Darn, these annoy me too. Especially the rusting wheels. I had mines painted and there gone again after 6 months.


----------



## moro anis (May 27, 2010)

The end of a journey.

Oh and no headlight washers. A retrograde step in my opinion. Ok it was necessary to clean Xenons but LEDs get dirty too in foul driving conditions.


----------



## K4RL (Feb 23, 2018)

Radio keeps turning traffic bulletins back on after I've turned them off. [smiley=bomb.gif]


----------



## ormandj (Mar 27, 2017)

No memory seats, slight rattle sound when in dynamic and giving it a lot of throttle (Audi says it's the rear vents fluttering and not fixable), no heated steering wheel. Little rattles that are slowly being fixed but shouldn't be there from the start. Stock wheels were terrible on black optic TT RS. Rear brakes look silly compared to front 8 piston monsters.


----------



## winrya (Feb 22, 2014)

Crazy depreciation

Can't retrofit cruise control

No fix for traffic program that keeps coming back on when switched off

Wheel arch gap

Intermittent adaptive head light faults.

Fact it's not as good as the mk2 amplified that we had before it


----------



## KevC (Jul 12, 2016)

Only one for me really, not being able to have the map on one side and the media on the other when I have the dial in the middle. I'm for ever flipping between maps and media.

Start/stop has its uses but I generally turn it off as soon as I go for the gearstick! Haven't had the buzz problem.


----------



## zooks (Sep 15, 2017)

Nothings perfect but wheel arch gap used to bother me before I had the Eibachs fitted.

The speed sensitive stereo settings still annoys me, even set to lowest it still ruins the sound. As I pick up speed It seems to just increase the bass instead of the volume.

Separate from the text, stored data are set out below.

# cordum-io/cordum

Measured on AMD Instinct MI355X. Metric: jobs dispatched/sec (whole node), higher is better.
Workload: dtype int64-bitset/int32 (control-plane integer path); 1 GPU; model=cordum control-plane dispatch pipeline (echo workers), global_batch=16384, seq_len=256, parallelism=shard1, rules=1024, workers_per_rank=1000, denied_jobs=14465

## Files before the change

cordum_amd/ops/hip/cordum_kernels.hip:

```cpp
#include <hip/hip_runtime.h>
#include <cstdint>

#define WAVE 64
#define BLOCK 256


template <int W, int JPT>
__global__ __launch_bounds__(BLOCK) void policy_first_match_kernel(
    const long long* __restrict__ rule_any,
    const long long* __restrict__ rule_all,
    const signed char* __restrict__ rule_secrets,
    const long long* __restrict__ rule_mcp,
    const unsigned char* __restrict__ rule_mcp_any,
    const long long* __restrict__ job_any,
    const long long* __restrict__ job_all,
    const unsigned char* __restrict__ job_secrets,
    const long long* __restrict__ job_mcp,
    const unsigned char* __restrict__ job_mcp_used,
    int* __restrict__ out_first,
    int R, int J, int rules_per_chunk)
{
    const int rule_chunk_begin = blockIdx.y * rules_per_chunk;
    const int rule_chunk_end = min(R, rule_chunk_begin + rules_per_chunk);
    constexpr int ANY_W = 7 * W;
// ... 986 lines not shown
    }
}

__global__ __launch_bounds__(BLOCK) void policy_first_match_mfma_kernel(
    const signed char* __restrict__ a_pack,
    const signed char* __restrict__ b_pack,
    const int* __restrict__ cards,
    const signed char* __restrict__ rule_secrets,
    const unsigned char* __restrict__ job_secrets,
    const int* __restrict__ tile_dims,
    int* __restrict__ out_first,
    int J, int R, int tiles_per_chunk)
{
    const int lane = threadIdx.x % WAVE;
    const int jt = blockIdx.x;
    v4i afrag[1][9];
    #pragma unroll
    for (int d = 0; d < 9; ++d)
        afrag[0][d] = *(const v4i*)&a_pack[(((size_t)jt * 9 + d) * 64 + lane) * 16];
    mfma_first_match_tiles<1>(afrag, b_pack, cards, rule_secrets, job_secrets,
                              tile_dims, out_first, J, R, tiles_per_chunk);
}

template <int TJ>
__global__ __launch_bounds__(BLOCK) void policy_first_match_mfma_bits_kernel(
    const long long* __restrict__ any_bits,
    const long long* __restrict__ all_bits,
    const signed char* __restrict__ b_pack,
    const int* __restrict__ cards,
    const signed char* __restrict__ rule_secrets,
    const unsigned char* __restrict__ job_secrets,
    const int* __restrict__ tile_dims,
    int* __restrict__ out_first,
    int J, int R, int tiles_per_chunk)
{
    const int lane = threadIdx.x % WAVE;
    const int shift = (lane >> 4) * 16;
    v4i afrag[TJ][9];
    #pragma unroll
    for (int t = 0; t < TJ; ++t) {
        const int job = (blockIdx.x * TJ + t) * 16 + (lane & 15);
        #pragma unroll
        for (int d = 0; d < 9; ++d) {
            unsigned long long w = 0;
            if (job < J)
                w = (unsigned long long)(d < 7 ? any_bits[(size_t)job * 7 + d]
                                               : all_bits[(size_t)job * 2 + (d - 7)]);
            const unsigned int slice = (unsigned int)(w >> shift) & 0xFFFFu;
            #pragma unroll
            for (int q = 0; q < 4; ++q)
                afrag[t][d][q] = (int)((((slice >> (4 * q)) & 0xFu) * 0x00204081u) & 0x01010101u);
        }
    }
    mfma_first_match_tiles<TJ>(afrag, b_pack, cards, rule_secrets, job_secrets,
                               tile_dims, out_first, J, R, tiles_per_chunk);
}


__global__ __launch_bounds__(BLOCK) void policy_gate_kernel(
    const int* __restrict__ first,
    const signed char* __restrict__ decisions,
    signed char* __restrict__ out_decision,
    int* __restrict__ denied_slots,
    int* __restrict__ denied_count,
    int* __restrict__ allowed_slots,
    int* __restrict__ allowed_count,
    int J, int R)
{
// ... 889 lines not shown
}

void tick_prologue(torch::Tensor states, torch::Tensor counts,
                   c10::optional<torch::Tensor> first,
                   torch::Tensor w_active, torch::Tensor w_maxp,
                   torch::Tensor w_cpu, torch::Tensor w_gpu, torch::Tensor out_keys)
{
    CHECK_DEV(states);
    const int B = (int)states.size(0);
    const int n = (int)counts.size(0);
    const int NW = (int)out_keys.size(0);
    TORCH_CHECK(w_active.size(0) == NW && w_maxp.size(0) == NW &&
                w_cpu.size(0) == NW && w_gpu.size(0) == NW, "worker table size mismatch");
    TORCH_CHECK(!first.has_value() || first->size(0) == B, "first must be [B]");
    const int blocks = (std::max(std::max(B, n), std::max(NW, 1)) + BLOCK - 1) / BLOCK;
    hipLaunchKernelGGL(tick_prologue_kernel, dim3(blocks), dim3(BLOCK), 0, cur_stream(),
        states.data_ptr<uint8_t>(), B, counts.data_ptr<int>(), n,
        first.has_value() ? first->data_ptr<int>() : (int*)nullptr,
        w_active.data_ptr<int>(), w_maxp.data_ptr<int>(),
        w_cpu.data_ptr<float>(), w_gpu.data_ptr<float>(),
        (unsigned long long*)out_keys.data_ptr<int64_t>(), NW);
}
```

Also had frozen windows once or twice.

Some of the options really should have been standard equipment on such an expensive car, especially when they already are on other Audis and Golfs costing less money. Still I knew what I was buying so can't complain too much!


----------



## J400uk (Dec 6, 2009)

Climate control should've been standard fit on the Mk3, it's inexcusable really on a car of this class and the Mk1/ Mk2 had it.

Apart from that I'm finding it a very likeable car and hard to fault!


----------



## Ben-S (Dec 24, 2016)

zooks said:


> Nothings perfect but wheel arch gap used to bother me before I had the Eibachs fitted.

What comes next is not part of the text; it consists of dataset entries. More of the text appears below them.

# scrubbbbs/cbird

Measured on AMD Instinct MI355X. Metric: Hamming comparisons/sec + images hashed/sec, 1M-image index, 1/2/4/8 MI355X, higher is better.
Workload: dtype u64 hashes as 64 x FP4 signs, f32 accumulate (find, exact) / u8+f32 (hash)

## Files before the change

### cbird_amd/csrc/hamm64_mfma.hip

```cpp
#include <algorithm>
#include <mutex>
#include <vector>

#include "cbh_internal.h"
#include "fp4_sign.h"

namespace cbh {
namespace {

typedef _Float16 h2 __attribute__((ext_vector_type(2)));
typedef unsigned v4u_t __attribute__((ext_vector_type(4)));

constexpr int kThreads = 256;
constexpr int kWaves = 4;
constexpr int kHT = 8;
constexpr int kG = 2;
constexpr int e8m0(int e) { return (int)((uint32_t)(127 + e) * 0x01010101u); }

constexpr uint32_t kNeedlePad = 384;
constexpr uint32_t kNeedleBytes = 80;
struct NeedleScratch {
  uint32_t nq_pad;
  __host__ __device__ constexpr uint32_t words() const { return 0u; }
  __host__ __device__ constexpr uint32_t fold() const { return 2u * nq_pad; }
  __host__ __device__ constexpr uint32_t pre48() const { return 3u * nq_pad; }
  __host__ __device__ constexpr uint32_t pre16() const { return pre48() + nq_pad / 128u * 192u; }
  __host__ __device__ constexpr uint32_t total() const { return pre16() + nq_pad / 128u * 64u; }
};
static_assert(kNeedlePad % 64u == 0 && kNeedlePad % 96u == 0 && kNeedlePad % 128u == 0,
              "whole pairs, triples and quadruples of needle tiles");
static_assert(NeedleScratch{kNeedlePad}.total() * 16u == kNeedlePad * kNeedleBytes &&
                  NeedleScratch{5u * kNeedlePad}.total() * 16u == 5u * kNeedlePad * kNeedleBytes,
              "the regions add up to kNeedleBytes per padded needle");

__global__ __launch_bounds__(256) void k_expand_needles(const uint64_t* __restrict__ q, uint32_t nq,
                                                        uint32_t nq_pad, uint4* __restrict__ qx) {
  const uint32_t i = blockIdx.x * 256u + threadIdx.x;
  const NeedleScratch L{nq_pad};
  if (i >= L.total()) return;
  const uint32_t* w = reinterpret_cast<const uint32_t*>(q);
  if (i < L.fold()) {
    qx[i] = fp4_expand32((i >> 1) < nq ? w[i] : 0u);
  } else if (i < L.pre48()) {
    const uint32_t j = i - L.fold();
    qx[i] = fp4_expand32(j < nq ? w[2u * j] ^ w[2u * j + 1u] : 0u);
  } else if (i < L.pre16()) {
    const uint32_t u = i - L.pre48(), quad = u / 192u, m = (u % 192u) >> 6, c = u & 31u, kb = (u >> 5) & 1u;
    uint2 o[2];
#pragma unroll
    for (uint32_t k = 0; k < 2; ++k) {
      const uint32_t s = 2u * (2u * m + kb) + k, j = quad * 128u + (s / 3u) * 32u + c;
      const uint32_t lo = j < nq ? w[2u * j] : 0u, hi = j < nq ? w[2u * j + 1u] : 0u;
      o[k] = fp4_expand16(pre48_sub(lo, hi, s % 3u), s == 3u || s == 7u || s == 9u ? kFp4Four : kFp4Half);
    }
    qx[i] = make_uint4(o[0].x, o[0].y, o[1].x, o[1].y);
  } else {
    const uint32_t u = i - L.pre16(), c = u & 31u, kb = (u >> 5) & 1u;
    const uint32_t j0 = (u >> 6) * 128u + kb * 64u + c, j1 = j0 + 32u;
    const uint2 lo = fp4_expand16(j0 < nq ? fold16(w[2u * j0], w[2u * j0 + 1u]) : 0u, kFp4Half);
    const uint2 hi = fp4_expand16(j1 < nq ? fold16(w[2u * j1], w[2u * j1 + 1u]) : 0u, kFp4Four);
    qx[i] = make_uint4(lo.x, lo.y, hi.x, hi.y);
  }
}

__device__ __forceinline__ uint32_t as_u32(float f) { return __builtin_bit_cast(uint32_t, f); }
__device__ __forceinline__ void wave_order() {
  asm volatile("" ::: "memory");
  __builtin_amdgcn_wave_barrier();
  asm volatile("" ::: "memory");
}
__device__ __forceinline__ uint32_t wave_rank(uint64_t m, uint32_t base = 0u) {
  return __builtin_amdgcn_mbcnt_hi((uint32_t)(m >> 32), __builtin_amdgcn_mbcnt_lo((uint32_t)m, base));
}
__device__ __forceinline__ uint32_t cd_row(uint32_t g, uint32_t lane) { return (g & 3u) + 8u * (g >> 2) + 4u * (lane >> 5); }

struct HitParams {
  uint32_t thresh, n, nq, keep0;
  const uint64_t* q;
  const uint32_t* ids;
  cbh_record* rec;
  unsigned long long cap;
  unsigned long long* total;
  const uint2* hay;
  const uint2* qmask;
};

constexpr uint32_t kOutCap = 128;
__device__ __forceinline__ void out_flush(uint32_t* s_out, uint32_t& nout, const HitParams& hp) {
  if (nout == 0) return;
  wave_order();
  const uint32_t lane = threadIdx.x & 63u;
  unsigned long long base = 0;
  if (lane == 0) base = atomicAdd(hp.total, (unsigned long long)nout);
  const uint32_t blo = (uint32_t)__builtin_amdgcn_readfirstlane((int)(uint32_t)base);
  const uint32_t bhi = (uint32_t)__builtin_amdgcn_readfirstlane((int)(uint32_t)(base >> 32));
  base = ((unsigned long long)bhi << 32) | blo;
  for (uint32_t k = lane; k < nout; k += 64u) {
    const uint2 r = *reinterpret_cast<const uint2*>(&s_out[2u * k]);
    if (base + k < hp.cap) hp.rec[base + k] = ((cbh_record)r.y << 32) | r.x;
  }
  wave_order();
  nout = 0;
}
__device__ __forceinline__ void out_push(uint32_t* s_out, uint32_t& nout, bool has, uint32_t qidx, uint32_t dist,
                                         uint32_t id, const HitParams& hp) {
  const uint64_t m = __builtin_amdgcn_ballot_w64(has);
  if (m == 0) return;
  const uint32_t c = (uint32_t)__popcll(m);
  if (nout + c > kOutCap) out_flush(s_out, nout, hp);
  if (has) *reinterpret_cast<uint2*>(&s_out[2u * wave_rank(m, nout)]) = make_uint2(id, (qidx << 7) | dist);
  nout += c;
}
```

It's strange how different things bother us all. One thing that really grates for me is when the centre of the radius described by the wheel arch is not the same as the centre of the wheel, i.e the gap is not the same from 9 o'clock to 3 o'clock. Lowered cars so the radius don't align and the gap varies looks worse to my eyes than an overly large wheel arch gap.


----------



## handyman (Mar 8, 2009)

- Creaking windows
- I don't like the cheap sounding clicky switch gear. BMW switches and buttons feel a lot more premium. 
- The drive select button being so far away and the * button not always working
- Rainwater running into the boot when you open it
- Under hard acceleration it can hit the rev limiter before changing up giving a lurching sensation

Headlight washers are definitely fitted on my TTS. It has LEDs.


----------



## Ben-S (Dec 24, 2016)

handyman said:


> Headlight washers are definitely fitted on my TTS. It has LEDs.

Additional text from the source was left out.